(Directions for this task): The answer is a single number: the count of lines in the records below that contain the word "else".

(Extracted records):
────────────────

template <bool INLINE_OVF, int NT>
__global__ __launch_bounds__(NT) void k_select(Plan P, FrameSrc S, const uint8_t* __restrict__ raw,
                                                const uint32_t* __restrict__ cand, const int* __restrict__ cand_cnt,
                                                uint4* __restrict__ sel, int* __restrict__ sel_cnt,
                                                int* __restrict__ err, unsigned long long* __restrict__ stamps,
                                                int* __restrict__ ovf, int2* __restrict__ ovf_items,
                                                unsigned long long* __restrict__ ovf_keys, long long ovf_keys_cap,
                                                uint4* __restrict__ osel, int osel_cap, int force_bitonic) {
    static_assert(kLevels == 8, "level rotation below assumes 8 levels");
    const int l = (int)((blockIdx.x + blockIdx.y) & 7u), frame = blockIdx.y;
#define SSTAMP(k) do { if (stamps && threadIdx.x == 0) stamps[((size_t)blockIdx.y * kLevels + l) * 8 + (k)] = __builtin_amdgcn_s_memtime(); } while (0)
    SSTAMP(0);
    extern __shared__ __attribute__((aligned(16))) unsigned long long s_keys[];
    __shared__ int s_hist[256];
    __shared__ int s_misc[4];
    __shared__ int s_wsum[NT / 64];
    __shared__ int s_bin[1024];

    const int tid = threadIdx.x;
    const bool lead = tid < 256;
    const LevelGeom g = P.lv[l];
    const uint32_t* clist = cand + (int64_t)frame * P.cand_frame_entries + g.cand_off;
    const int n = min(cand_cnt[frame * kLevels + l], g.cand_cap);
    const int q = g.quota;
    const int kSortCap = P.sort_cap;

    if (q == 0 || n == 0) {
        if (tid == 0) sel_cnt[frame * kLevels + l] = 0;
        return;
    }
    if (lead) s_hist[tid] = 0;
    if (tid == 0) { s_misc[1] = 0; s_misc[2] = 0; }
    __syncthreads();
    constexpr int kUnroll = 8;
    for (int i0 = 0; i0 < n; i0 += NT * kUnroll) {
        uint32_t v[kUnroll];
#pragma unroll
        for (int u = 0; u < kUnroll; u++) {
            const int i = i0 + u * NT + tid;
            v[u] = i < n ? clist[i] : 0u;
        }
#pragma unroll
        for (int u = 0; u < kUnroll; u++)
            if (i0 + u * NT + tid < n) atomicAdd(&s_hist[v[u] >> 22], 1);
    }
    __syncthreads();
    SSTAMP(1);
    {
        const int lane = tid & 63, wv = tid >> 6;
        int c = s_hist[255 - (tid & 255)];
#pragma unroll
        for (int d = 1; d < 64; d <<= 1) {
            const int o = __shfl_up(c, d);
            if (lane >= d) c += o;
        }
        if (lane == 63) s_wsum[wv] = c;
        if (tid == 0) s_misc[0] = 0;
        __syncthreads();
        int before = 0;
#pragma unroll
        for (int w = 0; w < 3; w++)
            if (w < wv) before += s_wsum[w];
        const int cum = c + before;
        const int own = s_hist[255 - (tid & 255)];
        if (lead && n > 2 * q && cum >= 2 * q && cum - own < 2 * q) s_misc[0] = 255 - tid;
        __syncthreads();
    }
    const int thr = s_misc[0];
    for (int i0 = 0; i0 < n; i0 += NT * kUnroll) {
        uint32_t v[kUnroll];
#pragma unroll
        for (int u = 0; u < kUnroll; u++) {
            const int i = i0 + u * NT + tid;
            v[u] = i < n ? clist[i] : 0u;
        }
#pragma unroll
        for (int u = 0; u < kUnroll; u++) {
            const bool keep = i0 + u * NT + tid < n && (int)(v[u] >> 22) >= thr;
            const unsigned long long m = __ballot(keep);
            if (m) {
                const int lane = tid & 63, leader = __ffsll((long long)m) - 1;
                int base = 0;
                if (lane == leader) base = atomicAdd(&s_misc[1], __popcll(m));
                base = __shfl(base, leader);
                const int slot = base + __popcll(m & ((1ull << lane) - 1ull));
                if (keep && slot < kSortCap) s_keys[slot] = (unsigned long long)v[u];
            }
        }
    }
    __syncthreads();
    SSTAMP(2);
    int pitch;
    const uint8_t* img = raw_level_ptr(P, S, raw, frame, l, pitch);
    {
        const int ns = min(s_misc[1], kSortCap);
        for (int i = tid; i < ns; i += NT) {
            const uint32_t cd = (uint32_t)s_keys[i];
            const int x = cd & 0x7FF, y = (cd >> 11) & 0x7FF;
            const float r = harris_response(img, pitch, x, y, (l > 0) || S.aligned4);
            uint32_t u = __float_as_uint(r);
            u = (u & 0x80000000u) ? ~u : (u | 0x80000000u);
            s_keys[i] = ((unsigned long long)(~u) << 32) | ((uint32_t)y << 16) | (uint32_t)x;
        }
    }
    __syncthreads();
    SSTAMP(3);
    int n1 = s_misc[1];
    if (n1 > kSortCap) {
        if (INLINE_OVF) {
            __shared__ __attribute__((aligned(8))) int s_ovm[8];
            if (!lead) return;
            select_ovf_item(P, S, raw, cand, cand_cnt, sel, sel_cnt, err, ovf, ovf_keys, ovf_keys_cap, osel, osel_cap, frame, l,
                            s_hist, s_ovm);
            return;
        }
        if (tid == 0) {
            sel_cnt[frame * kLevels + l] = 0;
            const int it = atomicAdd(&ovf[0], 1);
            if (it < kOvfItems) ovf_items[it] = make_int2(frame, l);
            else atomicOr(err, ERRBIT_SORT_OVERFLOW);
        }
        return;
    }
    __shared__ int s_srt[2];
    auto hbin = [](unsigned long long kk) { return (int)min((uint32_t)(kk >> 53), 1023u); };
    const bool cut = n1 > q + 64;
    for (int i = tid; i < 1024; i += NT) s_bin[i] = 0;
    if (tid == 0) { s_srt[0] = 1023; s_srt[1] = 0; }
    __syncthreads();
    for (int i = tid; i < n1; i += NT) atomicAdd(&s_bin[hbin(s_keys[i])], 1);
    __syncthreads();
    {
        const int lane = tid & 63, wv = tid >> 6;
        int b[4], tot = 0;
#pragma unroll
        for (int k = 0; k < 4; k++) { b[k] = lead ? s_bin[4 * tid + k] : 0; tot += b[k]; }
        int c = tot;
#pragma unroll
        for (int d = 1; d < 64; d <<= 1) {
            const int o = __shfl_up(c, d);
            if (lane >= d) c += o;
        }
        if (lane == 63) s_wsum[wv] = c;
        if (tid == 0) s_misc[1] = 0;
        __syncthreads();
        int run = c - tot;
#pragma unroll
        for (int w = 0; w < 3; w++)
            if (w < wv) run += s_wsum[w];
#pragma unroll
        for (int k = 0; k < 4; k++) {
            if (lead) s_bin[4 * tid + k] = run;
            if (lead && cut && run < q && run + b[k] >= q) s_srt[0] = 4 * tid + k;
            run += b[k];
        }
        __syncthreads();
        const int bc = s_srt[0];
        int mx = 0;
#pragma unroll
        for (int k = 0; k < 4; k++)
            if (lead && 4 * tid + k <= bc) mx = max(mx, b[k]);
        if (mx > 0) atomicMax(&s_srt[1], mx);
    }
    const int bcut = s_srt[0];
    if (cut) {
        for (int i0 = 0; i0 < n1; i0 += NT) {
            const int i = i0 + tid;
            const unsigned long long kk = i < n1 ? s_keys[i] : ~0ull;
            const bool keep = i < n1 && hbin(kk) <= bcut;
            __syncthreads();
            const unsigned long long m = __ballot(keep);
            if (m) {
                const int lane = tid & 63, leader = __ffsll((long long)m) - 1;
                int base = 0;
                if (lane == leader) base = atomicAdd(&s_misc[1], __popcll(m));
                base = __shfl(base, leader);
                if (keep) s_keys[base + __popcll(m & ((1ull << lane) - 1ull))] = kk;
            }
        }
        __syncthreads();
        n1 = s_misc[1];
    } else {
        __syncthreads();
    }
    const int upper = kSortCap >> 1;
    if (n1 <= upper && s_srt[1] <= 512 && !force_bitonic) {
        unsigned long long* s_up = s_keys + upper;
        for (int i = tid; i < n1; i += NT) {
            const unsigned long long kk = s_keys[i];
            s_up[atomicAdd(&s_bin[hbin(kk)], 1)] = kk;
        }
        __syncthreads();
        for (int i = tid; i < n1; i += NT) {
            const unsigned long long kk = s_up[i];
            const int b = hbin(kk);
            const int lo = b ? s_bin[b - 1] : 0, hi = s_bin[b];
            int r = lo;
            for (int j0 = lo; j0 < hi; j0 += 8) {
                unsigned long long o[8];
#pragma unroll
                for (int u = 0; u < 8; u++) o[u] = s_up[min(j0 + u, hi - 1)];
#pragma unroll
                for (int u = 0; u < 8; u++) r += (j0 + u < hi && o[u] < kk) ? 1 : 0;
            }
            s_keys[r] = kk;
        }
    } else {
        int np = 1;
        while (np < n1) np <<= 1;
        for (int i = n1 + tid; i < np; i += NT) s_keys[i] = ~0ull;
        __syncthreads();
        auto steps_of = [](int kk) { int n = 0; for (int jj = kk >> 1; jj > 0; jj >>= 1) n++; return n; };
        for (int k = 2; k <= np; k <<= 1) {
            int j = k >> 1;
            if (steps_of(k) & 1) {
                __syncthreads();
                for (int t0 = tid; t0 < (np >> 1); t0 += 2 * NT) {
                    const int ta = t0, tb = t0 + NT;
                    const bool hb = tb < (np >> 1);
                    const int a0 = ((ta & ~(j - 1)) << 1) | (ta & (j - 1)), a1 = a0 | j;
                    const int b0 = hb ? (((tb & ~(j - 1)) << 1) | (tb & (j - 1))) : a0, b1 = hb ? (b0 | j) : a1;
                    const unsigned long long xa = s_keys[a0], ya = s_keys[a1], xb = s_keys[b0], yb = s_keys[b1];
                    if ((xa > ya) == ((a0 & k) == 0)) { s_keys[a0] = ya; s_keys[a1] = xa; }
                    if (hb && (xb > yb) == ((b0 & k) == 0)) { s_keys[b0] = yb; s_keys[b1] = xb; }
                }
                __syncthreads();
                j >>= 1;
            }
            for (; j > 1; j >>= 2) {
                const int h = j >> 1;
                for (int t = tid; t < (np >> 2); t += NT) {
                    const int i = ((t & ~(h - 1)) << 2) | (t & (h - 1));
                    unsigned long long e0 = s_keys[i], e1 = s_keys[i + h], e2 = s_keys[i + j], e3 = s_keys[i + j + h];
                    const bool up = (i & k) == 0;
                    unsigned long long tmp;
                    if ((e0 > e2) == up) { tmp = e0; e0 = e2; e2 = tmp; }
                    if ((e1 > e3) == up) { tmp = e1; e1 = e3; e3 = tmp; }
                    if ((e0 > e1) == up) { tmp = e0; e0 = e1; e1 = tmp; }
                    if ((e2 > e3) == up) { tmp = e2; e2 = e3; e3 = tmp; }
                    s_keys[i] = e0; s_keys[i + h] = e1; s_keys[i + j] = e2; s_keys[i + j + h] = e3;
                }
                const int next_span = (j >> 2) > 1 ? 2 * (j >> 2) : ((k < np && !(steps_of(2 * k) & 1)) ? 2 * k : 0);
                if (2 * j > 256 || next_span > 256 || np > 4 * NT) __syncthreads();
                else { __threadfence_block(); __builtin_amdgcn_wave_barrier(); }
            }
        }
    }
    __syncthreads();
    SSTAMP(4);
    int n2 = n1;
    if (n1 > q) {
        const uint32_t cut = (uint32_t)(s_keys[q - 1] >> 32);
        for (int i = q + tid; i < n1; i += NT)
            if ((uint32_t)(s_keys[i] >> 32) == cut) atomicAdd(&s_misc[2], 1);
        __syncthreads();
        n2 = q + s_misc[2];
    }
    if (n2 > g.sel_cap) {
        if (INLINE_OVF) {
            __shared__ __attribute__((aligned(8))) int s_ovm[8];
            if (!lead) return;
            select_ovf_item(P, S, raw, cand, cand_cnt, sel, sel_cnt, err, ovf, ovf_keys, ovf_keys_cap, osel, osel_cap, frame, l,
                            s_hist, s_ovm);
            return;
        }
        if (tid == 0) {
            sel_cnt[frame * kLevels + l] = 0;
            const int it = atomicAdd(&ovf[0], 1);
            if (it < kOvfItems) ovf_items[it] = make_int2(frame, l);
            else atomicOr(err, ERRBIT_SEL_OVERFLOW);
        }
        return;
    }
    uint4* out = sel + (int64_t)frame * P.sel_frame_entries + g.sel_off;
    const int ts = (((g.w + 31) >> 5) * ((g.h + 31) >> 5) <= 1024) ? 5 : 6;
    const int tiles_x = (g.w + (1 << ts) - 1) >> ts, n_bins = tiles_x * ((g.h + (1 << ts) - 1) >> ts);
    for (int i = tid; i < n_bins; i += NT) s_bin[i] = 0;
    __syncthreads();
    for (int i = tid; i < n2; i += NT) {
        const uint32_t xy = (uint32_t)s_keys[i];
        atomicAdd(&s_bin[((xy >> (16 + ts)) * tiles_x) + ((xy & 0xFFFFu) >> ts)], 1);
    }
    __syncthreads();
    {
        const int lane = tid & 63, wv = tid >> 6;
        int b[4], tot = 0;
#pragma unroll
        for (int k = 0; k < 4; k++) { b[k] = (lead && 4 * tid + k < n_bins) ? s_bin[4 * tid + k] : 0; tot += b[k]; }
        int c = tot;
#pragma unroll
        for (int d = 1; d < 64; d <<= 1) {
            const int o = __shfl_up(c, d);
            if (lane >= d) c += o;
        }
        __syncthreads();
        if (lane == 63) s_wsum[wv] = c;
        __syncthreads();
        int run = c - tot;
#pragma unroll
        for (int w = 0; w < 3; w++)
            if (w < wv) run += s_wsum[w];
#pragma unroll
        for (int k = 0; k < 4; k++) {
            if (lead && 4 * tid + k < n_bins) s_bin[4 * tid + k] = run;
            run += b[k];
        }
    }
    __syncthreads();
    for (int i = tid; i < n2; i += NT) {
        const unsigned long long kk = s_keys[i];
        uint32_t u = ~(uint32_t)(kk >> 32);
        u = (u & 0x80000000u) ? (u & 0x7FFFFFFFu) : ~u;
        const uint32_t xy = (uint32_t)kk;
        const int pos = atomicAdd(&s_bin[((xy >> (16 + ts)) * tiles_x) + ((xy & 0xFFFFu) >> ts)], 1);
        out[pos] = make_uint4(xy, u, (uint32_t)i, 0u);
    }
    if (tid == 0) sel_cnt[frame * kLevels + l] = n2;
    SSTAMP(5);
#undef SSTAMP
}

────────────────

(Written solution): 5